[[ PROVIDED ENTRIES, beginning ]]
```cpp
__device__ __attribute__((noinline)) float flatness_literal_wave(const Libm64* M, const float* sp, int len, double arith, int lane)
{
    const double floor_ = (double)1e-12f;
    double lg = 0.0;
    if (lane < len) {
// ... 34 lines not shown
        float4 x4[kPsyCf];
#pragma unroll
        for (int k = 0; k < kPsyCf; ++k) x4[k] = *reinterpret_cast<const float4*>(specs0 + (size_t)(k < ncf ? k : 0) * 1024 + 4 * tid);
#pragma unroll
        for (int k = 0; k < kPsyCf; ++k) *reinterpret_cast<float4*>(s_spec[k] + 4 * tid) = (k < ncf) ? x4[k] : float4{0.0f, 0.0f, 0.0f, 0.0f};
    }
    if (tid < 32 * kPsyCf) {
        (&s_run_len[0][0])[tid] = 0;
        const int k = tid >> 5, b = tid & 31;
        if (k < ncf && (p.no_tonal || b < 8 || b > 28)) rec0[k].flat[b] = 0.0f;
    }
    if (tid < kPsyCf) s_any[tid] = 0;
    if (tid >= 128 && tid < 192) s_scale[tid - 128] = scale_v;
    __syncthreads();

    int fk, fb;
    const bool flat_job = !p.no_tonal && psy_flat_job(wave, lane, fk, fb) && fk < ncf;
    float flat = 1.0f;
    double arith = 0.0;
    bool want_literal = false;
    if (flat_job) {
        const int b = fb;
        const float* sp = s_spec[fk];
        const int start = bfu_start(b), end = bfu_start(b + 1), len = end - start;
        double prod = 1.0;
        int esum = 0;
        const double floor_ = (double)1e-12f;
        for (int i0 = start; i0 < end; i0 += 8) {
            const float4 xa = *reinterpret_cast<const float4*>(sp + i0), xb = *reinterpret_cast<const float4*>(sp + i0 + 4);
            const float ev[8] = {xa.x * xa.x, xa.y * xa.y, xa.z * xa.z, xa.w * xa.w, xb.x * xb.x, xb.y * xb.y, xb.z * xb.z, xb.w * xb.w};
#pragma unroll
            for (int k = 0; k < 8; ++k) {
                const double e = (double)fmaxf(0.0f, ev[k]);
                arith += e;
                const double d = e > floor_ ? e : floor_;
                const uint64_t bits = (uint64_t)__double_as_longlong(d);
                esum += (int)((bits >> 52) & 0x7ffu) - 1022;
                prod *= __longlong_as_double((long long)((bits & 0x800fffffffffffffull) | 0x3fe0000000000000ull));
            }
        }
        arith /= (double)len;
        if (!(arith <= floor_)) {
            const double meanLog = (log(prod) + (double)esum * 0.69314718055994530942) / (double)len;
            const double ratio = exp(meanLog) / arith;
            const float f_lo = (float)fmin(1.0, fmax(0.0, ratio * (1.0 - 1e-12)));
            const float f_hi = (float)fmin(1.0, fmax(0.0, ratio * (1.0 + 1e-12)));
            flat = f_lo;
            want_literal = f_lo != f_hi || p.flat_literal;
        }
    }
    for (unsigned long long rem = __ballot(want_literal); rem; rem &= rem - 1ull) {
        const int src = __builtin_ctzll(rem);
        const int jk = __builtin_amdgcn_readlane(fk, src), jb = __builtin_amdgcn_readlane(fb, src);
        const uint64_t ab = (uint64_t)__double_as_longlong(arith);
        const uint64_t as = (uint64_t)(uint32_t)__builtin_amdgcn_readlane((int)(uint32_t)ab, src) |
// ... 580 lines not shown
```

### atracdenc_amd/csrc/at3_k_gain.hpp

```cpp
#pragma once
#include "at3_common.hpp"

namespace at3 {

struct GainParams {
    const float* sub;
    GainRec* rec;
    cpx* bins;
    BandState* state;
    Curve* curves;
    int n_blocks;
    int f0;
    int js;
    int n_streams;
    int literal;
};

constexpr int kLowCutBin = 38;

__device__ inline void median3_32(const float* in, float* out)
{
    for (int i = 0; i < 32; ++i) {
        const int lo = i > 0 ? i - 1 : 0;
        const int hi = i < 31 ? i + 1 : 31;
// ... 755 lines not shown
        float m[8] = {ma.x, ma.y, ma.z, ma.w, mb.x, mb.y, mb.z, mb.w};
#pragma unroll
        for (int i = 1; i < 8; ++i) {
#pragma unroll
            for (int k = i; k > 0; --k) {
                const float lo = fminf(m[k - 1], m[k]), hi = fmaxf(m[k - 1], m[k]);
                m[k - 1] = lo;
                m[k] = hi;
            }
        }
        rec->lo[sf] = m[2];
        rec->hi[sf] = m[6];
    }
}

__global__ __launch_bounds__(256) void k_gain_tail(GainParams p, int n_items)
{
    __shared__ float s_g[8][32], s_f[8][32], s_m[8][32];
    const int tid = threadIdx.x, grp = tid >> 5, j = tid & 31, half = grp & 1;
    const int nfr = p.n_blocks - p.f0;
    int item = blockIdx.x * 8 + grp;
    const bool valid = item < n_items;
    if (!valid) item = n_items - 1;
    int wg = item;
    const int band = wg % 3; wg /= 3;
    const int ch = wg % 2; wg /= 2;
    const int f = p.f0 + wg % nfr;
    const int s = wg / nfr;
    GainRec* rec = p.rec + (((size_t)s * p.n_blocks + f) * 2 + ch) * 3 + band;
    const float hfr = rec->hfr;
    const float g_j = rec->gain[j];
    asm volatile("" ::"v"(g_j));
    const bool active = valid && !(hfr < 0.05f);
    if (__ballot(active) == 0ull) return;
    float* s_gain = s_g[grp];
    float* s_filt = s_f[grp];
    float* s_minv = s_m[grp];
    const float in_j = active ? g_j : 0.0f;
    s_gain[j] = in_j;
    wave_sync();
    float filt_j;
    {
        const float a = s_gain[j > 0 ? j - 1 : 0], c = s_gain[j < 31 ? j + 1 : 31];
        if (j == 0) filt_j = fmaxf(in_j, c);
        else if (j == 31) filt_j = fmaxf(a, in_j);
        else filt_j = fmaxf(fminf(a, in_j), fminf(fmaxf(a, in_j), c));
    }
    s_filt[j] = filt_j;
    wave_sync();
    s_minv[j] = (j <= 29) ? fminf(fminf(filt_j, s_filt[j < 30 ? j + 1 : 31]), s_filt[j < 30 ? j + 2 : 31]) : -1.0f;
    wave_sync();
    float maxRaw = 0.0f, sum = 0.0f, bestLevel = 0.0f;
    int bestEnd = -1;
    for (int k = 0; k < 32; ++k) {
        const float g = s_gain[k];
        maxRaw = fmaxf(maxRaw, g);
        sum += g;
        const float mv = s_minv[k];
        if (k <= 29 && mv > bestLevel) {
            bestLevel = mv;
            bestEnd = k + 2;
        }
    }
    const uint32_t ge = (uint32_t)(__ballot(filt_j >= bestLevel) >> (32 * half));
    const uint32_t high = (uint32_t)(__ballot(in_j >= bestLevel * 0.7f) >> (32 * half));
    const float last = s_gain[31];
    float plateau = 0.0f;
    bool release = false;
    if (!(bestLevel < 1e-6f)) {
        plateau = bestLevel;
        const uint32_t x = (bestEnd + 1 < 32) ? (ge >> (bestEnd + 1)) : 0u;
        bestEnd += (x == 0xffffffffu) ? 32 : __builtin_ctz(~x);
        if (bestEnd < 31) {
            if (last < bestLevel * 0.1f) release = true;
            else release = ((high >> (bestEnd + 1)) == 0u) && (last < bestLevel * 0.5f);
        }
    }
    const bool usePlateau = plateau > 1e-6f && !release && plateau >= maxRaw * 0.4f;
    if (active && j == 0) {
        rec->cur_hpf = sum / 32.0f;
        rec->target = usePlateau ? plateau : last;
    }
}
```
[[ PROVIDED ENTRIES, end ]]
[EXERCISE INSTRUCTIONS]: Whichever lines of the material hold the word "GainParams", find and copy them.

[ANSWER]:
struct GainParams {
__global__ __launch_bounds__(256) void k_gain_tail(GainParams p, int n_items)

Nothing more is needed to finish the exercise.